Personal wealth, assets and money (e.g. savings accounts, stocks and bonds, and other investments)
Family wealth, assets and money (e.g. savings accounts, stocks and bonds, and other investments)
Defined benefit or contribution pension plans
Social security retirement benefits
401(k) and other retirement savings vehicles
Supplemental Security Income (SSI), for seniors and disabled persons, used for rent and mortgage payments
Reverse mortgages, for seniors wanting to stay in their homes or pay for nursing care
Long term care insurance, for seniors to pay for nursing home care, care at home or elsewhere
Medicaid, for persons of limited assets and income, providing health insurance for the cost of hospitalization, rehabilitation, medicine, some custodial care, and long term care in a nursing facility

Medicaid’s Limited Role in Senior Housing

Medicaid is a federal medical insurance program that’s administered by the states that offers medical coverage and some assisted living services for low income, low asset seniors.
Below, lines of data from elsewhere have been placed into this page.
template <bool U8, typename H, typename HO = H>
__global__ void __launch_bounds__(256, 2) stem012_kernel(Stem012Args a) {
    typedef __attribute__((ext_vector_type(8))) H hx8;
    typedef __attribute__((ext_vector_type(4))) H hx4;
    typedef __attribute__((ext_vector_type(4))) HO hox4;
    constexpr bool kExactIn = U8 && std::is_same<H, _Float16>::value;
    extern __shared__ __attribute__((aligned(16))) char smem[];
    char* in_p = smem;
    char* l0_p = smem + LDS_IN;
    char* l1_p = smem + LDS_IN + LDS_L0;
    char* raw_p = smem + LDS_IN + LDS_L0 + LDS_L1;
    unsigned short* lut_p = reinterpret_cast<unsigned short*>(smem + LDS_IN + LDS_L0 + LDS_L1 + LDS_RAW);
    const int tid = threadIdx.x, lane = tid & 63;
    const int wave = __builtin_amdgcn_readfirstlane(tid >> 6);
    const int ch = lane & 15, g = lane >> 4, col = lane & 15;

    hx8 wa0[7];
    hx8 wa1[5];
    hx8 wa2[2][5];
    {
        float* wl = reinterpret_cast<float*>(smem);
        constexpr int N0 = 16 * 147, N1 = 16 * 144, N2 = 32 * 144;
        static_assert((N0 + N1 + N2) * 4 <= LDS_IN + LDS_L0 + LDS_L1, "weight staging must fit below the raw rows / LUT");
        for (int i = tid; i < N0; i += 256) wl[i] = a.w0[i];
        for (int i = tid; i < N1; i += 256) wl[N0 + i] = a.w1[i];
        for (int i = tid; i < N2; i += 256) wl[N0 + N1 + i] = a.w2[i];
        __syncthreads();
        const float* wc = wl + ch * 3 * 49;
#pragma unroll
        for (int dy = 0; dy < 7; ++dy)
#pragma unroll
            for (int hf = 0; hf < 2; ++hf) {
                const int dx = 2 * g + hf;
                const bool ok = dx < 7;
                const int dxc = ok ? dx : 6;
                float w3[3];
#pragma unroll
                for (int c = 0; c < 3; ++c) w3[c] = wc[(c * 7 + dy) * 7 + dxc];
                if constexpr (kExactIn) {
                    float v = 0.f;
#pragma unroll
                    for (int c = 0; c < 3; ++c) {
                        wa0[dy][4 * hf + c] = (H)(ok ? w3[c] / a.stdv[c] : 0.f);
                        v += w3[c] * ((128.f - a.mean[c]) / a.stdv[c]);
                    }
                    wa0[dy][4 * hf + 3] = (H)(ok ? v : 0.f);
                } else {
#pragma unroll
                    for (int c = 0; c < 3; ++c) wa0[dy][4 * hf + c] = (H)(ok ? w3[c] : 0.f);
                    wa0[dy][4 * hf + 3] = (H)0.f;
                }
            }
        const float* wd = wl + N0 + ch * 16 * 9;
#pragma unroll
        for (int kk = 0; kk < 5; ++kk) {
            const int tap = 2 * kk + (g >> 1), tapc = tap < 9 ? tap : 8;
#pragma unroll
            for (int i = 0; i < 8; ++i) {
                const float v = wd[((g & 1) * 8 + i) * 9 + tapc];
                wa1[kk][i] = (H)(tap < 9 ? v : 0.f);
            }
        }
#pragma unroll
        for (int ct = 0; ct < 2; ++ct) {
            const float* we = wl + N0 + N1 + (ct * 16 + ch) * 16 * 9;
#pragma unroll
            for (int kk = 0; kk < 5; ++kk) {
                const int tap = 2 * kk + (g >> 1), tapc = tap < 9 ? tap : 8;
#pragma unroll
                for (int i = 0; i < 8; ++i) {
                    const float v = we[((g & 1) * 8 + i) * 9 + tapc];
                    wa2[ct][kk][i] = (H)(tap < 9 ? v : 0.f);
                }
            }
        }
    }
    float sc0[4], sh0[4], sc1[4], sh1[4];
#pragma unroll
    for (int r = 0; r < 4; ++r) {
        sc0[r] = a.s0[4 * g + r]; sh0[r] = a.b0[4 * g + r];
        sc1[r] = a.s1[4 * g + r]; sh1[r] = a.b1[4 * g + r];
    }
    float* cst_p = reinterpret_cast<float*>(smem + LDS_IN + LDS_L0 + LDS_L1 + LDS_RAW + LDS_LUT);
    if (tid < 128) {
        const int c = tid & 31, which = tid >> 5;
        float v;
        if (which == 0) v = a.s2[c];
        else if (which == 1) v = a.b2[c];
        else if (which == 2) v = a.s3 ? a.s3[c] : 1.f;
        else v = a.b3 ? a.b3[c] : 0.f;
        cst_p[tid] = v;
    }
    if constexpr (U8 && !kExactIn) {
        for (int i = tid; i < 3 * 256; i += 256) {
            const int c = i >> 8;
            const H v = (H)(((float)(i & 255) - a.mean[c]) / a.stdv[c]);
            lut_p[i] = __builtin_bit_cast(unsigned short, v);
        }
    }
    int tdy[5], tdx[5];
#pragma unroll
    for (int kk = 0; kk < 5; ++kk) {
        const int tap = 2 * kk + (g >> 1), t = tap < 9 ? tap : 0;
        tdy[kk] = t / 3; tdx[kk] = t - (t / 3) * 3;
    }
    const unsigned smem_base = (unsigned)(size_t)(__attribute__((address_space(3))) char*)smem;

    const int units = a.B * a.nbands * a.nstrips;
    for (int unit = blockIdx.x; unit < units; unit += gridDim.x) {
        int u = unit;
        const int strip = u % a.nstrips; u /= a.nstrips;
        const int band = u % a.nbands;
        const int b = u / a.nbands;
        const int C2 = strip * SW2, R2 = band * BAND2;
        const int R2e = min(R2 + BAND2, a.Ho);
        const int x0b = 2 * C2 - 2;
        const int x1b = 2 * C2 - 1;
        const int xib = 2 * C2 - 5;

        const int xs = xib < 0 ? 0 : xib;
        const int nb_row = (min(xib + WI, a.W) - xs) * 3;
        auto request_input = [&](int yi0, int nrows) {
            if constexpr (U8 && !(PPN_S012_SKIP & 16)) {
                const unsigned char* base = static_cast<const unsigned char*>(a.src);
                for (int q = wave; q < nrows * 2; q += 4) {
                    const int r = q >> 1, half = q & 1;
                    const int gy = yi0 + r;
                    if (gy < 0 || gy >= a.H) continue;
                    const size_t S = (((size_t)b * a.H + gy) * a.W + xs) * 3;
                    const size_t A = S & ~(size_t)3;
                    const int k = half * 64 + lane;
                    if (k < RAWS / 4 && A + 4 * (size_t)k < S + nb_row)
                        __builtin_amdgcn_global_load_lds((const void __attribute__((address_space(1)))*)(base + A + 4 * (size_t)k),
                                                         (void __attribute__((address_space(3)))*)(raw_p + r * RAWS + half * 256),
                                                         4, 0, 0);
                }
            }
        };
        auto convert_input = [&](int yi0, int nrows) {
            if (PPN_S012_SKIP & 1) return;
            if (tid >= 2 * WI) return;
            const int prow = tid >= WI ? 1 : 0, px = tid - prow * WI;
            const int gx = xib + px;
            const bool colok = gx >= 0 && gx < a.W;
            if constexpr (U8) {
                const unsigned base = smem_base + (unsigned)(LDS_IN + LDS_L0 + LDS_L1) + prow * RAWS + (colok ? (gx - xs) * 3 : 0);
                const unsigned sh0 = (((unsigned)b * a.H + (unsigned)(yi0 + prow)) * a.W + xs) * 3u;
                const unsigned dsh = 2u * a.W * 3u;
                unsigned v[RI / 2][3];
#pragma unroll
                for (int k = 0; k < RI / 2; ++k) {
                    const unsigned ad = base + 2 * k * RAWS + ((sh0 + k * dsh) & 3u);
                    asm volatile("ds_read_u8 %0, %1" : "=v"(v[k][0]) : "v"(ad));
                    asm volatile("ds_read_u8 %0, %1 offset:1" : "=v"(v[k][1]) : "v"(ad));
                    asm volatile("ds_read_u8 %0, %1 offset:2" : "=v"(v[k][2]) : "v"(ad));
                }
#define PPN_S012_WAIT15(v)                                                                                                   \
    asm volatile("s_waitcnt lgkmcnt(0)"                                                                                     \
                 : "+v"(v[0][0]), "+v"(v[0][1]), "+v"(v[0][2]), "+v"(v[1][0]), "+v"(v[1][1]), "+v"(v[1][2]), "+v"(v[2][0]),   \
                   "+v"(v[2][1]), "+v"(v[2][2]), "+v"(v[3][0]), "+v"(v[3][1]), "+v"(v[3][2]), "+v"(v[4][0]), "+v"(v[4][1]),   \
                   "+v"(v[4][2])::"memory")
                static_assert(RI / 2 == 5, "PPN_S012_WAIT15 names 5 x 3 values");
                PPN_S012_WAIT15(v);
                if constexpr (!kExactIn) {
                    const unsigned lb = smem_base + (unsigned)(LDS_IN + LDS_L0 + LDS_L1 + LDS_RAW);
#pragma unroll
                    for (int k = 0; k < RI / 2; ++k)
#pragma unroll
                        for (int c = 0; c < 3; ++c) {
                            const unsigned ad = lb + 512 * c + 2 * v[k][c];
                            asm volatile("ds_read_u16 %0, %1" : "=v"(v[k][c]) : "v"(ad));
                        }
                    PPN_S012_WAIT15(v);
                }
#pragma unroll
                for (int k = 0; k < RI / 2; ++k) {
                    const int py = prow + 2 * k;
                    if (py >= nrows) break;
                    const int gy = yi0 + py;
                    u32x2 o = {0u, 0u};
                    if (colok && gy >= 0 && gy < a.H) {
                        if constexpr (kExactIn) {
                            hx4 t;
#pragma unroll
                            for (int c = 0; c < 3; ++c) t[c] = (H)(float)((int)v[k][c] - 128);
                            t[3] = (H)1.f;
                            o = __builtin_bit_cast(u32x2, t);
                        } else {
                            o.x = v[k][0] | (v[k][1] << 16);
                            o.y = v[k][2];
                        }
                    }
                    *reinterpret_cast<u32x2*>(in_p + ((size_t)py * WI + px) * 8) = o;
                }
            } else {
#pragma unroll
                for (int k = 0; k < RI / 2; ++k) {
                    const int py = prow + 2 * k;
                    if (py >= nrows) break;
                    const int gy = yi0 + py;
                    u32x2 o = {0u, 0u};
                    if (colok && gy >= 0 && gy < a.H) {
                        const float* sp = static_cast<const float*>(a.src) + ((size_t)b * 3 * a.H + gy) * a.W + gx;
                        const size_t plane = (size_t)a.H * a.W;
                        hx4 t;
                        t[0] = (H)sp[0]; t[1] = (H)sp[plane]; t[2] = (H)sp[2 * plane]; t[3] = (H)0.f;
                        o = __builtin_bit_cast(u32x2, t);
                    }
                    *reinterpret_cast<u32x2*>(in_p + ((size_t)py * WI + px) * 8) = o;
                }
            }
        };
        auto input_landed = [&]() {
            asm volatile("s_waitcnt vmcnt(0) lgkmcnt(0)\n\ts_barrier" ::: "memory");
        };
        auto layer0 = [&](int y, int nrows) {
            if (PPN_S012_SKIP & 2) return;
            if (wave >= nrows) return;
            const int gy = y + wave;
            const bool rowok = gy >= 0 && gy < a.H;
            const unsigned rd = smem_base + (unsigned)((wave * WI + col + 2 * g) * 8);
            char* wr = l0_p + ((size_t)(((gy + 2 * R0) % R0) * 4 + g) * W0 + col) * 8;
            u32x2 lo[2][7], hi[2][7];
            auto fetch = [&](auto sgc, auto setc) {
                constexpr int sg = decltype(sgc)::value, st = decltype(setc)::value;
                sfor<7>([&](auto dyc) {
                    constexpr int dy = decltype(dyc)::value;
                    lo[st][dy] = lds_read64<dy * WI * 8 + sg * 128>(rd);
                    hi[st][dy] = lds_read64<dy * WI * 8 + sg * 128 + 8>(rd);
                });
            };
            fetch(std::integral_constant<int, 0>{}, std::integral_constant<int, 0>{});
            sfor<NS>([&](auto sgc) {
                constexpr int sg = decltype(sgc)::value, cur = sg & 1;
                if constexpr (sg + 1 < NS) {
                    fetch(std::integral_constant<int, sg + 1>{}, std::integral_constant<int, cur ^ 1>{});
                    asm volatile("s_waitcnt lgkmcnt(14)" ::: "memory");
                } else {
                    asm volatile("s_waitcnt lgkmcnt(0)" ::: "memory");
                }
                __builtin_amdgcn_sched_barrier(0);
                f32x4 acc = {0.f, 0.f, 0.f, 0.f};
#pragma unroll
                for (int dy = 0; dy < 7; ++dy) {
                    const u32x4 xb = {lo[cur][dy].x, lo[cur][dy].y, hi[cur][dy].x, hi[cur][dy].y};
                    acc = mfma16(wa0[dy], __builtin_bit_cast(hx8, xb), acc, 0, 0, 0);
                }
                const int gx = x0b + sg * 16 + col;
                *reinterpret_cast<u32x2*>(wr + sg * 128) = bn_relu_pack<H>(acc, sc0, sh0, rowok && gx >= 0 && gx < a.W);
            });
        };
        auto layer1 = [&](int y, int nrows) {
            if (PPN_S012_SKIP & 4) return;
            if (wave >= nrows) return;
            const int gy = y + wave;
            const bool rowok = gy >= 0 && gy < a.H;
            const int s0 = (gy - 1 + 2 * R0) % R0;
            unsigned rd[5];
#pragma unroll
            for (int kk = 0; kk < 5; ++kk) {
                int s = s0 + tdy[kk];
                s = s >= R0 ? s - R0 : s;
                rd[kk] = smem_base + (unsigned)(LDS_IN + ((s * 4 + 2 * (g & 1)) * W0 + col + tdx[kk]) * 8);
            }
            char* wr = l1_p + ((size_t)(((gy + 2 * R1) % R1) * 4 + PPN_S012_PQ(g)) * W1P + col) * 8;
            u32x2 lo[2][5], hi[2][5];
            auto fetch = [&](auto sgc, auto setc) {
                constexpr int sg = decltype(sgc)::value, st = decltype(setc)::value;
#pragma unroll
                for (int kk = 0; kk < 5; ++kk) {
                    lo[st][kk] = lds_read64<sg * 128>(rd[kk]);
                    hi[st][kk] = lds_read64<sg * 128 + W0 * 8>(rd[kk]);
#ifdef PPN_S012_DUP_L1
                    lo[st][kk] = lds_read64<sg * 128>(rd[kk]);
#endif
                }
            };
            fetch(std::integral_constant<int, 0>{}, std::integral_constant<int, 0>{});
            sfor<NS>([&](auto sgc) {
                constexpr int sg = decltype(sgc)::value, cur = sg & 1;
                if constexpr (sg + 1 < NS) {
                    fetch(std::integral_constant<int, sg + 1>{}, std::integral_constant<int, cur ^ 1>{});
#ifdef PPN_S012_DUP_L1
                    asm volatile("s_waitcnt lgkmcnt(15)" ::: "memory");
#else
                    asm volatile("s_waitcnt lgkmcnt(10)" ::: "memory");
#endif
                } else {
                    asm volatile("s_waitcnt lgkmcnt(0)" ::: "memory");
                }
                __builtin_amdgcn_sched_barrier(0);
                f32x4 acc = {0.f, 0.f, 0.f, 0.f};
#pragma unroll
                for (int kk = 0; kk < 5; ++kk) {
                    const u32x4 xb = {lo[cur][kk].x, lo[cur][kk].y, hi[cur][kk].x, hi[cur][kk].y};
                    acc = mfma16(wa1[kk], __builtin_bit_cast(hx8, xb), acc, 0, 0, 0);
                }
                const int gx = x1b + sg * 16 + col;
                *reinterpret_cast<u32x2*>(wr + sg * 128) = bn_relu_pack<H>(acc, sc1, sh1, rowok && gx >= 0 && gx < a.W);
            });
        };
        auto layer2 = [&](int oy0, int nrows) {
            if (PPN_S012_SKIP & 8) return;
            const int ry = wave >> 1;
            if (ry >= nrows) return;
            const int oy = oy0 + ry;
            const int s0 = (2 * oy - 1 + 2 * R1) % R1;
            const int sg0 = (wave & 1) * 2, nsg = (wave & 1) ? 1 : 2;
            unsigned rd[5];
#pragma unroll
            for (int kk = 0; kk < 5; ++kk) {
                int s = s0 + tdy[kk];
                s = s >= R1 ? s - R1 : s;
                rd[kk] = smem_base + (unsigned)(LDS_IN + LDS_L0 + ((s * 4 + PPN_S012_LO(g)) * W1P + 2 * (sg0 * 16 + col) + tdx[kk]) * 8);
            }
            for (int sg = 0; sg < nsg; ++sg) {
                const int ox = C2 + (sg0 + sg) * 16 + col;
                u32x2 lo[5], hi[5];
#pragma unroll
                for (int kk = 0; kk < 5; ++kk) {
                    lo[kk] = lds_read64<0>(rd[kk] + sg * 256);
                    hi[kk] = lds_read64<kHiPlanes * W1P * 8>(rd[kk] + sg * 256);
                }
                asm volatile("s_waitcnt lgkmcnt(0)" ::: "memory");
                __builtin_amdgcn_sched_barrier(0);
                f32x4 acc[2] = {{0.f, 0.f, 0.f, 0.f}, {0.f, 0.f, 0.f, 0.f}};
#pragma unroll
                for (int kk = 0; kk < 5; ++kk) {
                    const u32x4 xw = {lo[kk].x, lo[kk].y, hi[kk].x, hi[kk].y};
                    const hx8 xb = __builtin_bit_cast(hx8, xw);
#pragma unroll
                    for (int ct = 0; ct < 2; ++ct)
                        acc[ct] = mfma16(wa2[ct][kk], xb, acc[ct], 0, 0, 0);
                }
                if constexpr ((PPN_S012_SKIP & 32) != 0) {
                    asm volatile("" ::"v"(acc[0]), "v"(acc[1]));
                    continue;
                }
                if (oy < a.Ho && ox < a.Wo) {
                    const size_t pix = ((size_t)b * a.Ho + oy) * a.Wo + ox;
#pragma unroll
                    for (int ct = 0; ct < 2; ++ct) {
                        const f32x4 sc2 = *reinterpret_cast<const f32x4*>(cst_p + ct * 16 + 4 * g);
                        const f32x4 sh2 = *reinterpret_cast<const f32x4*>(cst_p + 32 + ct * 16 + 4 * g);
                        const f32x4 sc3 = *reinterpret_cast<const f32x4*>(cst_p + 64 + ct * 16 + 4 * g);
                        const f32x4 sh3 = *reinterpret_cast<const f32x4*>(cst_p + 96 + ct * 16 + 4 * g);
                        hox4 ov, ou;
#pragma unroll
                        for (int r = 0; r < 4; ++r) {
                            const float t = acc[ct][r] * sc2[r] + sh2[r];
                            const float v = t > 0.f ? t : 0.f;
                            const float w2 = v * sc3[r] + sh3[r];
                            ov[r] = to_store<HO>(v);
                            ou[r] = to_store<HO>(w2 > 0.f ? w2 : 0.f);
                        }
                        const size_t o = pix * 32 + ct * 16 + 4 * g;
                        if (a.out_raw) {
                            if (!a.raw_s2) *reinterpret_cast<hox4*>(static_cast<HO*>(a.out_raw) + o) = ov;
                            else if (((oy | ox) & 1) == 0)
                                *reinterpret_cast<hox4*>(static_cast<HO*>(a.out_raw) + ((((size_t)b * ((a.Ho + 1) >> 1) + (oy >> 1)) *
                                                         ((a.Wo + 1) >> 1) + (ox >> 1)) * 32 + ct * 16 + 4 * g)) = ov;
                        }
                        if (a.out_act) *reinterpret_cast<hox4*>(static_cast<HO*>(a.out_act) + o) = ou;
                    }
                }
            }
        };

        lds_barrier();
        request_input(2 * R2 - 5, 9);
        input_landed();
        convert_input(2 * R2 - 5, 9);
        lds_barrier();
        request_input(2 * R2 - 2, RI);
        layer0(2 * R2 - 2, 3);
        lds_barrier();
        layer1(2 * R2 - 1, 1);
        for (int r2 = R2; r2 < R2e; r2 += 2) {
            input_landed();
            convert_input(2 * r2 - 2, RI);
            lds_barrier();
            if (r2 + 2 < R2e) request_input(2 * r2 + 2, RI);
            if (r2 > R2) layer2(r2 - 2, 2);
            layer0(2 * r2 + 1, 4);
            lds_barrier();
            layer1(2 * r2, 4);
        }
        lds_barrier();
        const int last = R2 + ((R2e - R2 - 1) / 2) * 2;
        layer2(last, min(2, R2e - last));
    }
}

}
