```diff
diff --git a/dualmessagepassing_amd/fused.py b/dualmessagepassing_amd/fused.py
--- a/dualmessagepassing_amd/fused.py
+++ b/dualmessagepassing_amd/fused.py
@@ -673,10 +673,38 @@
     return out
 
 
-def out_fwd_typed(h1, W2t, b2, prev, tiles, out=None, w_in_out=True, slope=None, prev2=None):
+USE_EDGE_MLP_FWD = True
+
+
+def edge_mlp_fwd_ok(z, H, W2t):
+    lib = _lib.load()
+    return bool(USE_EDGE_MLP_FWD and H == 128 and W2t is not None and W2t.stride(1) == 1 and not lib.dmp_dev_get_exact_fp32()
+                and z.size(0) * H * 4 < (1 << 32) - 65536)
+
+
+def _edge_mlp_fwd(h1, W2t, b2, residual, tiles, out, first):
+    lib = _lib.load()
+    slot_edge, tile_scale, num_tiles, bound = tiles
+    z, Wes, P, bias = first["z"], first["Wes"].contiguous(), first["P"], first["bias"]
+    sel_a, sel_b = first["sel"]
+    R, H = h1.shape
+    _lib.require_gpu(h1, W2t, out, z, Wes, P, b2, bias, sel_a, sel_b)
+    with _lib.timed("out_fwd_typed[H=%d,R=%d,jobs=%d]", (H, R, 1), 4 * H * R * 3):
+        check(lib.dmp_edge_mlp_fwd_typed(ptr(z), z.stride(0), ptr(Wes), Wes.size(1), ptr(P), int(first["ldp"]), int(first["num_nodes"]),
+                                         ptr(bias), ptr(sel_a), ptr(sel_b), ptr(W2t), W2t.stride(0), ptr(b2), int(bool(residual)),
+                                         ptr(slot_edge), ptr(tile_scale), ptr(num_tiles), bound, R, H, float(first["slope"]),
+                                         ptr(h1), h1.stride(0), ptr(out), out.stride(0), stream_ptr()), "dmp_edge_mlp_fwd_typed")
+
+
+def out_fwd_typed(h1, W2t, b2, prev, tiles, out=None, w_in_out=True, slope=None, prev2=None, first=None):
     R, H = h1.shape
     if out is None:
         out = dead_rows_buffer((R, H), h1.device)
+    if first is not None:
+        if not (w_in_out and slope is None and prev2 is None and (prev is None or prev is first["z"])):
+            raise ValueError("out_fwd_typed(first=...): a plain second Linear whose residual is the first Linear's input")
+        _edge_mlp_fwd(h1, W2t, b2, prev is not None, tiles, out, first)
+        return out
     typed_jobs([dict(a=h1, W=W2t, bias=b2, prev=prev, prev2=prev2, out=out, w_in_out=w_in_out, slope=slope)], tiles)
     return out
 
@@ -1530,7 +1558,20 @@
                     l0_edge_fwd(enc0, K0, M0[t * K0:(t + 1) * K0], PXr, ldpx, be, coef, index, slope, rows, H1e,
                                 mask=gate_row_mask(dead_gate) if dead_gate is not None else None)
         elif typed_ok(index, H):
-            H1e = edge_fwd_typed(z, Wes, PXr, ldpx, be, coef, index, slope, dead_gate=dead_gate, sel=None if nd is None else nd.sel)
+            sel = None if nd is None else nd.sel
+            ft = None
+            if not sums_only and edge_mlp_fwd_ok(z, H, eW2t):
+                if e_gate is None:
+                    ft = index.class_tiles(coef)
+                elif dead_gate is not None and zero_rows_gate(e_gate) and (inner & 1):
+                    ft = live_tiles(index, coef, e_gate)
+            if ft is not None:
+                sel_a, sel_b = (sel[0], sel[1]) if sel is not None else index.edge_select(coef)[:2]
+                H1e = dead_rows_buffer((z.size(0), H), z.device)
+                zn = out_fwd_typed(H1e, eW2t, eb2, z if residual else None, ft,
+                                   first=dict(z=z, Wes=Wes, P=PXr, ldp=ldpx, num_nodes=index.num_nodes, bias=be, sel=(sel_a, sel_b), slope=slope))
+            else:
+                H1e = edge_fwd_typed(z, Wes, PXr, ldpx, be, coef, index, slope, dead_gate=dead_gate, sel=sel)
         elif mfma_ok(index, H):
             H1e = edge_fwd_mfma(z, Wes, PXr, ldpx, be, coef, index, slope)
         else:
diff --git a/include/dmp_hip.h b/include/dmp_hip.h
--- a/include/dmp_hip.h
+++ b/include/dmp_hip.h
@@ -13,7 +13,7 @@
 #define DMP_ERR_UNSUPPORTED (-2)
 #define DMP_ERR_HIP (-3)
 
-#define DMP_ABI_VERSION 90
+#define DMP_ABI_VERSION 91
 int dmp_abi_version(void);
 const char *dmp_last_hip_error(void);
 
@@ -513,6 +513,11 @@
                  const int32_t *slot_edge, const int32_t *num_tiles, int64_t tiles_bound, int64_t E, int H, float slope,
                  float *dG, int64_t ldg, float *partial, float *partial_rows, float *partial_w, void *stream);
 
+int dmp_edge_mlp_fwd_typed(const float *Z, int64_t ldz, const float *W, int64_t ldw, const float *P, int64_t ldp, int64_t num_nodes,
+                           const float *bias, const int32_t *selA, const int32_t *selB, const float *W2t, int64_t ldw2, const float *bias2,
+                           int residual, const int32_t *slot_edge, const float *tile_scale, const int32_t *num_tiles, int64_t tiles_bound,
+                           int64_t num_edges, int H, float slope, float *H1, int64_t ldh, float *Zn, int64_t ldo, void *stream);
+
 int dmp_bwd_z_fused(const float *dPre, int64_t ldp, const float *W, int64_t ldw,
                     const float *D, int64_t ldd, int64_t num_nodes, const float *base, int64_t ldb,
                     const float *coefE, const int32_t *dst, const uint8_t *flag, float s0,
```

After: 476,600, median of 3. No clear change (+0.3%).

To qualify for Medicaid services, individuals and couples have to “spend down” their savings and other assets. Eligibility for Medicaid varies by state. It’s possible to retain ownership of your home and car and, at the same time, qualify for Medicaid. It may be possible to qualify for Medicaid if you’re over the income limit by paying “share of cost,” which is a monthly deductible. For example, if the income limit is $750 per month and your income is $850, you may be able to spend $100 on medical costs and Medicaid may underwrite your medical coverage for the rest of the month.

Medicaid also provides some custodial care, but it’s limited. This can include:

Custodial care in your home
Custodial care in an assisted living facility
Long-term care in a nursing home

Red Flags and Restrictions with Medicaid and Senior Housing

Of course, you need to be aware of some red flags when it comes to Medicaid and senior housing. If a senior requires round the clock custodial care, they will probably be directed to a nursing facility. But, some nursing homes have few or no beds designated for Medicaid patients, so there may be a wait or limited choices in your area. Some doctors and medical clinics do not accept Medicaid for payment for services. Finally, and most important, while Medicaid will pay for long-term care after a senior has exhausted his/her assets, there are huge penalties if the individual is found to have hidden their assets or quickly transferred them to their sons, daughters and other family members. Consult your legal advisor or local Office on Aging on these and other issues of senior housing today.